« Protein, Protein and More Protein | Main | Hello, Boston... »

March 10, 2009

Lolita

Gnocchi with Pork Ragú Dominic Armato

Cleveland's been getting a lot of play as an underappreciated food town lately, and based on my recent experience, I'm disinclined to doubt those who say so. We've had two great meals at Lola and a wonderful welcome to Cambodian at Phnom Penh. We did some old school market shopping at the West Side Market, Lola's Berkshire crispy bacon was probably my favorite dish of 2008, and most recently we enjoyed a fine meal at Lola's little sister, Lolita. The only disappointment, really, has been Dante, which I never posted about since they announced they were closing up shop and moving to Tremont shortly after we ate there. This isn't exactly the largest sample, of course, but some of our most enjoyable meals over the past couple of years have been in Cleveland and there's a buzz around their restaurant scene that's tough to ignore. Methinks good things are afoot.

Lolita's no exception. As mentioned above, we've had some great meals at Lola over the past year, so when seeking something a little more laid back over the holidays, we decided it was time to give Lolita a try. Lolita's kind of the quirky little sister of Symon's Cleveland duo. It took over Lola's old space in Tremont when he made the big move downtown, and it has more of a bohemian bistro vibe.
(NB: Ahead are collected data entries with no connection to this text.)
def conv_wgrad_mfma(x, dy, dw, dbias, *, ksize=3, mode=PTI_CONV_S1, prologue=PTI_PRO_NONE, in_stats=None, gamma=None,
                    beta=None, groups=0, eps=1e-6, accumulate=False, workspace=None):
    _chk(x, ACT16, "x", 4)
    _chk(dy, BF16, "dy", 4)
    _chk(dw, F32, "dw")
    n, h, w, cin = x.shape
    ho, wo = conv_out_hw(h, w, mode)
    cout = dy.shape[3]
    if tuple(dy.shape) != (n, ho, wo, cout):
        raise ValueError(f"conv_wgrad_mfma: dy shape {tuple(dy.shape)} != {(n, ho, wo, cout)}")
    if dw.numel() != cout * cin * ksize * ksize:
        raise ValueError("conv_wgrad_mfma: dw size")
    if dbias is not None:
        _chk(dbias, F32, "dbias")
        if dbias.numel() != cout:
            raise ValueError("conv_wgrad_mfma: dbias size")
    if prologue != PTI_PRO_NONE:
        _chk_prologue("conv_wgrad_mfma", in_stats, gamma, beta, n, groups, cin)
    ws = workspace if workspace is not None else wgrad_workspace(x.device)
    d = ConvDesc(n=n, h=h, w=w, cin=cin, ho=ho, wo=wo, cout=cout, ksize=ksize, mode=mode, prologue=prologue,
                 groups=groups, eps=eps, in_f16=int(x.dtype == F16))
    prof = KERNEL_PROFILE
    if prof is None:
        L.check(L.lib().pti_conv_wgrad_mfma(_ptr(x), _ptr(dy), _ptr(in_stats), _ptr(gamma), _ptr(beta), _ptr(dw),
                                            _ptr(dbias), _ptr(ws), ws.numel() * 4, int(accumulate), C.byref(d),
                                            _stream()), "pti_conv_wgrad_mfma")
        return dw
    splits = C.c_int(0)
    rec = _prof_begin(prof)
    L.check(L.lib().pti_conv_wgrad_mfma_partials(_ptr(x), _ptr(dy), _ptr(in_stats), _ptr(gamma), _ptr(beta), _ptr(ws),
                                                 ws.numel() * 4, C.byref(d), C.byref(splits), _stream()),
            "pti_conv_wgrad_mfma_partials")
    _prof_end(rec, 2.0 * n * ho * wo * cout * cin * ksize * ksize, 2.0 * (x.numel() + dy.numel()),
              ("conv wgrad", cin, cout, ho, wo, ksize, _MODE_NAME[mode], n))
    L.check(L.lib().pti_conv_wgrad_reduce(_ptr(ws), splits.value, _ptr(dw), _ptr(dbias), int(accumulate), C.byref(d),
                                          _stream()), "pti_conv_wgrad_reduce")
    return dw


def wgrad_batch_eligible(x, dy, ksize, mode, prologue):
    return (ksize == 3 and mode == PTI_CONV_S1 and prologue == PTI_PRO_NONE and x.dtype == BF16 and dy.dtype == BF16
            and x.shape[3] % 32 == 0 and dy.shape[3] % 32 == 0 and x.numel() * 2 < (1 << 31) and dy.numel() * 2 < (1 << 31))


def conv_wgrad_mfma_batched(jobs, workspace=None, accumulate=True):
    if not 1 <= len(jobs) <= L.WGRAD_BATCH_MAX:
        raise ValueError(f"conv_wgrad_mfma_batched: 1..{L.WGRAD_BATCH_MAX} jobs, got {len(jobs)}")
    arr = (L.WgradJob * len(jobs))()
    for i, (x, dy, dw, db) in enumerate(jobs):
        _chk(x, BF16, "x", 4)
        _chk(dy, BF16, "dy", 4)
        _chk(dw, F32, "dw")
        n, h, w, cin = x.shape
        cout = dy.shape[3]
        if tuple(dy.shape) != (n, h, w, cout) or dw.numel() != cout * cin * 9 or (db is not None and db.numel() != cout):
            raise ValueError(f"conv_wgrad_mfma_batched: job {i}: shapes")
        if db is not None:
            _chk(db, F32, "dbias")
        arr[i] = L.WgradJob(x.data_ptr(), dy.data_ptr(), dw.data_ptr(), None if db is None else db.data_ptr(), n, h, w, cin,
                            cout, int(accumulate))
    ws = workspace if workspace is not None else wgrad_workspace(jobs[0][0].device)
    prof = KERNEL_PROFILE
    if prof is None:
        L.check(L.lib().pti_conv_wgrad_mfma_batched(arr, len(jobs), _ptr(ws), ws.numel() * 4, _stream()),
                "pti_conv_wgrad_mfma_batched")
        return
    groups = {}
    for i, j in enumerate(arr):
        groups.setdefault(L.lib().pti_conv_wgrad_batched_mode(j.n, j.h, j.w, j.cin, j.cout), []).append(i)
    for mode in sorted(groups, reverse=True):
        idx = groups[mode]
        sub = (L.WgradJob * len(idx))(*[arr[i] for i in idx])
        rec = _prof_begin(prof)
        L.check(L.lib().pti_conv_wgrad_mfma_batched(sub, len(idx), _ptr(ws), ws.numel() * 4, _stream()),
                "pti_conv_wgrad_mfma_batched")
        _prof_end(rec, sum(2.0 * arr[i].n * arr[i].h * arr[i].w * arr[i].cout * arr[i].cin * 9 for i in idx),
                  sum(2.0 * (jobs[i][0].numel() + jobs[i][1].numel()) for i in idx),
                  ("conv wgrad (batched)", 0, 0, 0, 0, 3, "s1", len(idx)))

It's cozy and warm -- due in no small part to the pizza oven -- with about sixty seats, a small display kitchen and an even smaller bar. The place is a little decrepit in a cute sort of way, with tin ceilings, gauzy curtains, old ironwork and funky paper chandeliers studded with tiny, illuminated blue and green birds and butterflies. Carefully designed as it is, it manages to avoid looking like it's trying too hard.
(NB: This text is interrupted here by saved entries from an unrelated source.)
template <int MODE, bool FLAT, bool SITEMAP = false, bool WEIGHTED = false>
__global__ void __launch_bounds__(MAIN_THREADS, MAIN_WAVES / 4) k_main(MainArgs a) {
    constexpr bool LAST = MODE == MODE_LAST || MODE == MODE_LAST_FOLD;
    constexpr bool FOLD = MODE == MODE_LAST_FOLD;
    static_assert(!SITEMAP || LAST, "the site map is the head's: last block only");
    static_assert(!WEIGHTED || (!SITEMAP && MODE != MODE_FIRST), "weighted launches: blocks' own modes, no site map");
    extern __shared__ __attribute__((aligned(16))) unsigned char smem[];
    lds_frag_t lw = (lds_frag_t)smem;
    lds_f32_t lc = (lds_f32_t)(smem + FRAG_END * 16);

    {
        const float cv = a.consts[min((int)threadIdx.x, CONST_LEN - 1)];
        if (FOLD) {
            image_to_lds<FRAG_W1, FRAG_W2>(a.wimg, smem);
            image_to_lds<FRAG_WO, FRAG_U + U_FRAGS>(a.wimg, smem);
        } else {
            image_to_lds<(MODE == MODE_FIRST) ? FRAG_WV : 0, LAST ? FRAG_WV : FRAG_END>(a.wimg, smem);
        }
        static_assert(CONST_LEN <= MAIN_THREADS, "one constant per thread");
        if (threadIdx.x < CONST_LEN) reinterpret_cast<float*>(smem + FRAG_END * 16)[threadIdx.x] = cv;
        asm volatile("s_waitcnt vmcnt(0)" ::: "memory");
    }
    __syncthreads();

    const int lane = threadIdx.x & 63;
    const int wave = __builtin_amdgcn_readfirstlane(threadIdx.x >> 6);
    const int t = lane & 31;
    const int h = lane >> 5;
    const int ntiles = (a.Lloc + 31) >> 5;
    const int ntasks = a.B * a.nt_aln;
    if (wave >= MAIN_WAVES / 2) __builtin_amdgcn_s_setprio(1);
    unsigned long long tacc[6] = {0, 0, 0, 0, 0, 0}, tprev = 0;
#define PF_TICK(k) do { if (a.prof) { const unsigned long long tn_ = __builtin_amdgcn_s_memtime(); tacc[k] += tn_ - tprev; tprev = tn_; } } while (0)
    if (a.prof) tprev = __builtin_amdgcn_s_memtime();
    lds_frag_t w1p = lw + FRAG_W1 + lane;
    lds_frag_t w2p = lw + FRAG_W2 + lane;
    lds_frag_t wop = lw + FRAG_WO + lane;
    lds_frag_t qkp = lw + FRAG_QK + h * 8 + (t & 7);
    lds_f32_t lch = lc + 4 * h;
    PF_OPAQUE(wop); PF_OPAQUE(qkp); PF_OPAQUE(lch);
    lds_frag_t wvp = wop + (FRAG_WV - FRAG_WO);
    lds_f32_t luh = (lds_f32_t)(smem + FRAG_U * 16) + 16 * h;

    {
        const int nwaves = gridDim.x * MAIN_WAVES;
#ifndef PF_RUN_MAX
#define PF_RUN_MAX 8
#endif
        const int run = max(1, min(PF_RUN_MAX, ntasks / (nwaves * 8)));
        int run0 = (blockIdx.x * MAIN_WAVES + wave) * run;
        const int task0 = run0, task1 = ntasks;
        TilePos cur = tile_pos<FLAT>(a, min(task0, ntasks - 1), ntiles);
        int frag_row = -1;
        frag_t mfr[4];
        f32x4 rqv = {0.f, 0.f, 0.f, 0.f};
        f32x4 px[8], pctx[8], pqr, pqc;
        int pri = 0, prj = 0;
        auto prefetch = [&](const TilePos& np) {
            const LanePos nl = lane_pos<FLAT>(a, np, t);
            const int ll = nl.l, pb = np.b;
            const size_t tk = nl.tok0 + nl.toff;
            if (MODE == MODE_MID0) {
                const uint8_t* ib = a.idx + (size_t)pb * a.N * a.Lloc + ll;
                const int pp = np.r0 + (nl.in_r1 ? 1 : 0);
                pri = residue(ib[(size_t)a.pair_i[pp] * a.Lloc]);
                prj = residue(ib[(size_t)a.pair_j[pp] * a.Lloc]);
            } else {
                const f32x4* xp = reinterpret_cast<const f32x4*>(a.x + tk * 64 + 4 * h);
#pragma unroll
                for (int g = 0; g < 8; ++g) px[g] = xp[2 * g];
            }
            pqr = *reinterpret_cast<const f32x4*>(a.qrow + tk * 4);
            pqc = *reinterpret_cast<const f32x4*>(a.qcol + (tk + (size_t)(long)(a.srep[(size_t)pb * a.Lloc + ll] - ll)) * 4);
            if (MODE != MODE_FIRST) {
                int hq = h;
                asm volatile("" : "+v"(hq));
                const f32x4* cp = reinterpret_cast<const f32x4*>(a.ctx + ((size_t)pb * a.Lloc + ll) * 64 + 4 * hq);
#pragma unroll
                for (int g = 0; g < 8; ++g) pctx[g] = cp[2 * g];
            }
        };
        if (MODE != MODE_FIRST && task0 < task1) prefetch(cur);

        for (int task = task0; task < task1;) {
            const int b = cur.b;
            const int row = b * a.P + cur.r0;
            int ntask = task + 1;
            TilePos nxt = tile_next<FLAT>(a, cur);
            if (ntask == run0 + run) {
                run0 += nwaves * run;
                ntask = run0;
                if (ntask < task1) nxt = tile_pos<FLAT>(a, ntask, ntiles);
            }
            const LanePos lp = lane_pos<FLAT>(a, cur, t);
            const bool straddle = lp.wrap < 32;
            int ai = 0, aj = 0;
            if (MODE == MODE_FIRST) { const int pp = cur.r0 + (lp.in_r1 ? 1 : 0); ai = a.pair_i[pp]; aj = a.pair_j[pp]; }
            auto load_mfr = [&](int r) {
                const frag_t* mf = a.mfrag + (size_t)r * 128 + t;
#pragma unroll
                for (int q = 0; q < 4; ++q) mfr[q] = mf[q * 32];
                typedef const f32x4 __attribute__((address_space(4)))* const_f32x4_t;
                rqv = *(const_f32x4_t)(unsigned long long)(a.rq + (size_t)__builtin_amdgcn_readfirstlane(r) * 4);
                frag_row = r;
            };
            if (MODE != MODE_FIRST && row != frag_row) load_mfr(row);
            const bool valid = lp.valid;
            const int lc_ = lp.l;
            const size_t tok = lp.tok0 + lp.toff;
            float x[32];
            float zh[4] = {0.f, 0.f, 0.f, 0.f};
            float wt = 1.f;
            if (WEIGHTED && LAST) wt = a.w[(size_t)b * a.Lloc + lc_];

            if (MODE == MODE_FIRST) {
                const int ri = residue(a.idx[((size_t)b * a.N + ai) * a.Lloc + lc_]);
                const int rj = residue(a.idx[((size_t)b * a.N + aj) * a.Lloc + lc_]);
                const f32x4* ti = reinterpret_cast<const f32x4*>(a.table + ri * 64 + 4 * h);
                const f32x4* tj = reinterpret_cast<const f32x4*>(a.table + rj * 64 + 4 * h);
#pragma unroll
                for (int g = 0; g < 8; ++g) {
                    f32x4 u = ti[2 * g], w = tj[2 * g];
#pragma unroll
                    for (int i = 0; i < 4; ++i) x[4 * g + i] = u[i] + w[i];
                }
            } else {
                if (MODE == MODE_MID0) {
                    const f32x4* ti = reinterpret_cast<const f32x4*>(a.table + pri * 64 + 4 * h);
                    const f32x4* tj = reinterpret_cast<const f32x4*>(a.table + prj * 64 + 4 * h);
#pragma unroll
                    for (int g = 0; g < 8; ++g) {
                        const f32x4 u = ti[2 * g], w = tj[2 * g];
#pragma unroll
                        for (int i = 0; i < 4; ++i) x[4 * g + i] = u[i] + w[i];
                    }
                } else {
#pragma unroll
                    for (int g = 0; g < 8; ++g)
#pragma unroll
                        for (int i = 0; i < 4; ++i) x[4 * g + i] = px[g][i];
                }
                PF_TICK(0);
                if (!(a.ablate & 8)) {
                    f32x16 ya[2];
#pragma unroll
                    for (int j = 0; j < 32; ++j) ya[j >> 4][j & 15] = x[j];
                    {
                        const f32x4 qr = pqr;
                        auto mix = [&](const bool mine) {
                            float v[8];
#pragma unroll
                            for (int i = 0; i < 4; ++i) v[i] = mine ? qr[i] * rqv[i] : 0.f;
                            v[4] = v[5] = mine ? 1.f : 0.f;
                            v[6] = v[7] = 0.f;
                            frag_t qb_hi, qb_lo;
                            split8(v, qb_hi, qb_lo);
#pragma unroll
                            for (int To = 0; To < 2; ++To) mfma3(ya[To], mfr[To * 2], mfr[To * 2 + 1], qb_hi, qb_lo, To == 1);
                        };
                        mix(h == 0 && !lp.in_r1);
                        if (straddle) {
                            load_mfr(row + 1);
                            mix(h == 0 && lp.in_r1);
                        }
                    }
                    {
                        const f32x4 qc = pqc * COLAPPLY_B_SCALE;
                        float o[32];
#pragma unroll
                        for (int g = 0; g < 8; ++g) {
                            const f32x4 u = pctx[g];
#pragma unroll
                            for (int i = 0; i < 4; ++i) o[4 * g + i] = u[i] * qc[g >> 1];
                        }
#pragma unroll
                        for (int s = 0; s < 4; ++s) {
                            frag_t ob_hi, ob_lo;
                            split8(&o[8 * s], ob_hi, ob_lo);
#pragma unroll
                            for (int To = 0; To < 2; ++To) {
                                lds_frag_t f = wop + ((To * 4 + s) * 2) * 64;
                                const frag_t a_hi = f[0], a_lo = f[64];
                                mfma3(ya[To], a_hi, a_lo, ob_hi, ob_lo, To == 1);
                            }
                        }
                    }
#pragma unroll
                    for (int j = 0; j < 32; ++j) x[j] = ya[j >> 4][j & 15];
                }

                PF_TICK(1);
                if (FOLD) {
#pragma unroll
                    for (int g = 0; g < 8; ++g) {
                        const f32x4 w4 = *(lds_f32x4_t)(lch + CONST_HW + 8 * g);
#pragma unroll
                        for (int i = 0; i < 4; ++i) zh[i] = fmaf(w4[i], x[4 * g + i], zh[i]);
                    }
                }
                if (FOLD && !(a.ablate & 16)) {
                    frag_t xb_hi[4], xb_lo[4];
                    {
                        float xn[32];
                        ln_pair(x, xn);
#pragma unroll
                        for (int s = 0; s < 4; ++s) split8(&xn[8 * s], xb_hi[s], xb_lo[s]);
                    }
                    if (ntask < task1) prefetch(nxt);
                    PF_TICK(2);
#pragma unroll 1
                    for (int T = 0; T < 8; ++T) {
                        f32x16 ha;
                        lds_frag_t f1 = w1p + T * 512;
                        lds_f32_t bp = lch + CONST_B1 + 32 * T;
                        lds_f32_t up = luh + 32 * T;
                        PF_OPAQUE(f1); PF_OPAQUE(bp); PF_OPAQUE(up);
                        load_acc_bias(ha, bp);
                        frag_t fh = f1[0], fl = f1[64];
#pragma unroll
                        for (int s = 0; s < 4; ++s) {
                            frag_t nh = fh, nl = fl;
                            if (s < 3) { nh = f1[(s + 1) * 128]; nl = f1[(s + 1) * 128 + 64]; }
                            mfma3(ha, fh, fl, xb_hi[s], xb_lo[s]);
                            fh = nh; fl = nl;
                        }
#pragma unroll
                        for (int q = 0; q < 4; ++q) {
                            const f32x4 u4 = *(lds_f32x4_t)(up + 4 * q);
#pragma unroll
                            for (int i = 0; i < 4; ++i) zh[i] = fmaf(u4[i], gelu_scaled(ha[4 * q + i]), zh[i]);
                        }
                    }
                    PF_TICK(3);
                } else if (!(a.ablate & 16)) {
                    frag_t xb_hi[4], xb_lo[4];
                    {
                        float xn[32];
                        ln_pair(x, xn);
#pragma unroll
                        for (int s = 0; s < 4; ++s) split8(&xn[8 * s], xb_hi[s], xb_lo[s]);
                    }
                    f32x16 oa[2];
                    load_acc_bias(oa[0], lch + CONST_B2);
                    load_acc_bias(oa[1], lch + CONST_B2 + 32);
#pragma unroll
                    for (int j = 0; j < 32; ++j) oa[j >> 4][j & 15] += x[j];
                    if (ntask < task1) prefetch(nxt);
                    PF_TICK(2);
#pragma unroll 1
                    for (int T = 0; T < 8; ++T) {
                        f32x16 ha;
                        lds_frag_t f1 = w1p + T * 512;
                        lds_frag_t f2 = w2p + T * 256;
                        lds_f32_t bp = lch + CONST_B1 + 32 * T;
                        PF_OPAQUE(f1); PF_OPAQUE(f2); PF_OPAQUE(bp);
                        load_acc_bias(ha, bp);
                        frag_t fh = f1[0], fl = f1[64];
#pragma unroll
                        for (int s = 0; s < 4; ++s) {
                            frag_t nh, nl;
                            if (s < 3) { nh = f1[(s + 1) * 128]; nl = f1[(s + 1) * 128 + 64]; }
                            else { nh = f2[0]; nl = f2[64]; }
                            mfma3(ha, fh, fl, xb_hi[s], xb_lo[s]);
                            fh = nh; fl = nl;
                        }
                        frag_t g_hi[2], g_lo[2];
                        gelu_split8(ha, 0, g_hi[0], g_lo[0]);
                        gelu_split8(ha, 8, g_hi[1], g_lo[1]);
#pragma unroll
                        for (int st = 0; st < 4; ++st) {
                            const int u = st >> 1, To = st & 1;
                            frag_t nh = fh, nl = fl;
                            if (st < 3) {
                                const int nu = (st + 1) >> 1, nTo = (st + 1) & 1;
                                nh = f2[(nTo * 32 + nu * 2) * 64];
                                nl = f2[(nTo * 32 + nu * 2) * 64 + 64];
                            }
                            mfma3(oa[To], fh, fl, g_hi[u], g_lo[u], To == 1);
                            fh = nh; fl = nl;
                        }
                    }
                    PF_TICK(3);
#pragma unroll
                    for (int j = 0; j < 32; ++j) x[j] = oa[j >> 4][j & 15];
                }
            }

            if (!LAST && !(a.ablate & 4)) {
                frag_t wl[8];
#pragma unroll
                for (int i = WVLO_LDS; i < 8; ++i) wl[i] = a.wv_lo[i * 64 + lane];
                if (WEIGHTED) wt = a.w[(size_t)b * a.Lloc + lc_];
                __builtin_amdgcn_sched_barrier(0);
                {
                    const size_t stok = valid ? tok : a.trash_tok + t;
                    f32x4* xo = reinterpret_cast<f32x4*>(a.x + stok * 64 + 4 * h);
#pragma unroll
                    for (int g = 0; g < 8; ++g) {
                        f32x4 u = {x[4 * g], x[4 * g + 1], x[4 * g + 2], x[4 * g + 3]};
                        xo[2 * g] = u;
                    }
                }
                if (a.ablate & 32) { cur = nxt; task = ntask; continue; }
                f32x16 va[3];
                {
                    float xn[32];
                    ln_pair(x, xn);
                    frag_t xb_hi[4], xb_lo[4];
#pragma unroll
                    for (int s = 0; s < 4; ++s) split8(&xn[8 * s], xb_hi[s], xb_lo[s]);
#pragma unroll
                    for (int s = 0; s < 4; ++s) {
                        const frag_t q_hi = qkp[(s * 2) * 16], q_lo = qkp[(s * 2 + 1) * 16];
                        if (s == 0) mfma3_zero(va[2], q_hi, q_lo, xb_hi[s], xb_lo[s]);
                        else mfma3(va[2], q_hi, q_lo, xb_hi[s], xb_lo[s]);
                    }
#pragma unroll
                    for (int s = 0; s < 4; ++s)
#pragma unroll
                        for (int T = 0; T < 2; ++T) {
                            const frag_t f_hi = wvp[(T * 4 + s) * 64];
                            const frag_t f_lo = T * 4 + s < WVLO_LDS ? wvp[(FRAG_WVLO - FRAG_WV) + (T * 4 + s) * 64] : wl[T * 4 + s];
                            if (s == 0) mfma3_zero(va[T], f_hi, f_lo, xb_hi[s], xb_lo[s], T == 1);
                            else mfma3(va[T], f_hi, f_lo, xb_hi[s], xb_lo[s], T == 1);
                        }
                }
#pragma unroll
                for (int r = 0; r < 4; ++r) va[2][r] += lc[CONST_BQK + 4 * h + r];
                float qk[4], ot[4];
#pragma unroll
                for (int i = 0; i < 4; ++i) qk[i] = elu1_fast(va[2][i]);
#pragma unroll
                for (int i = 0; i < 4; ++i) ot[i] = pair_other(qk[i], h);
                float qn[4], kn[4];
#pragma unroll
                for (int i = 0; i < 4; ++i) {
                    qn[i] = h ? ot[i] : qk[i];
                    kn[i] = h ? qk[i] : ot[i];
                }
                {
                    const size_t stok = valid ? tok : a.trash_tok + t;
                    f32x4 qs = {qn[0], qn[1], qn[2], qn[3]};
                    *reinterpret_cast<f32x4*>(a.qrow + stok * 4) = qs;
                }
                const long slot0 = (long)b * a.slots_aln + cur.kt + (FLAT ? cur.r0 : 0);
                for (int part = 0; part < (straddle ? 2 : 1); ++part) {
                    float* sp = a.spart + (size_t)(slot0 + part) * SROW;
                    const float vm = (valid && lp.in_r1 == (part == 1)) ? (WEIGHTED ? wt : 1.f) : 0.f;
                    float km[4];
#pragma unroll
                    for (int i = 0; i < 4; ++i) km[i] = kn[i] * vm;
                    {
                        float qk8[8];
#pragma unroll
                        for (int i = 0; i < 4; ++i) { qk8[i] = vm * qn[i]; qk8[4 + i] = km[i]; }
                        const float sqk = treduce8(qk8, t);
                        if (lane < 8) sp[64 + lane] = sqk;
                    }
                    {
                        float kv[32];
#pragma unroll
                        for (int j = 0; j < 32; ++j) kv[j] = km[j >> 3] * va[j >> 4][j & 15];
                        sp[kmap(t, h)] = treduce32(kv, t);
                    }
                }
            } else if (LAST) {
                float z = 0.f;
                if (FOLD) {
                    z = pair_sum((zh[0] + zh[1]) + (zh[2] + zh[3])) + lc[CONST_C0];
                } else {
#pragma unroll
                    for (int g = 0; g < 8; ++g) {
                        const f32x4 w4 = *(lds_f32x4_t)(lch + CONST_HW + 8 * g);
#pragma unroll
                        for (int i = 0; i < 4; ++i) z = fmaf(w4[i], x[4 * g + i], z);
                    }
                    z = pair_sum(z) + lc[CONST_HB];
                }
                const float spz = softplus20(z);
                const long slot0 = (long)b * a.slots_aln + cur.kt + (FLAT ? cur.r0 : 0);
                for (int part = 0; part < (straddle ? 2 : 1); ++part) {
                    const float so = half32_sum((valid && lp.in_r1 == (part == 1)) ? (WEIGHTED ? wt * spz : spz) : 0.f);
                    if (lane == 0) a.outpart[slot0 + part] = so;
                }
                if (SITEMAP && valid && h == 0) a.sitemap[lp.tok0 + lp.toff] = spz;
                if (!FOLD && a.store_x_last && valid) {
                    f32x4* xo = reinterpret_cast<f32x4*>(a.x + tok * 64 + 4 * h);
#pragma unroll
                    for (int g = 0; g < 8; ++g) {
                        f32x4 u = {x[4 * g], x[4 * g + 1], x[4 * g + 2], x[4 * g + 3]};
                        xo[2 * g] = u;
                    }
                }
            }
            PF_TICK(4);
            cur = nxt;
            task = ntask;
        }
    }
    if (a.prof && __builtin_amdgcn_mbcnt_hi(~0u, __builtin_amdgcn_mbcnt_lo(~0u, 0u)) == 0) {
#pragma unroll
        for (int k = 0; k < 6; ++k) atomicAdd(a.prof + k, tacc[k]);
    }
#undef PF_TICK
}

Roasted BeetsDominic Armato
The menu is full of Symon's big flavor Mediterranean-influenced fare, but it's more casual and devotes special sections to pastas and pizzas. Though their reserves were tapped out on this particular evening, I nonetheless need to take a moment here to plug Symon's in-house charcuterie, which is just awesome. Yes, curing your own pork products is all the rage these days, and you've seen these boards in seventeen different restaurants over the past year, but we sampled some of his wares over at Lola in November, and this is how it should be done. Far from overcured (all too common a fate), these salumi are moist and supple and taste of meat rather than curing salts. The seasonings contribute without being overbearing about it, and the result is some really mature flavors. If available, do the Big Board, as they term their charcuterie assortment. Have it as an additional course if necessary.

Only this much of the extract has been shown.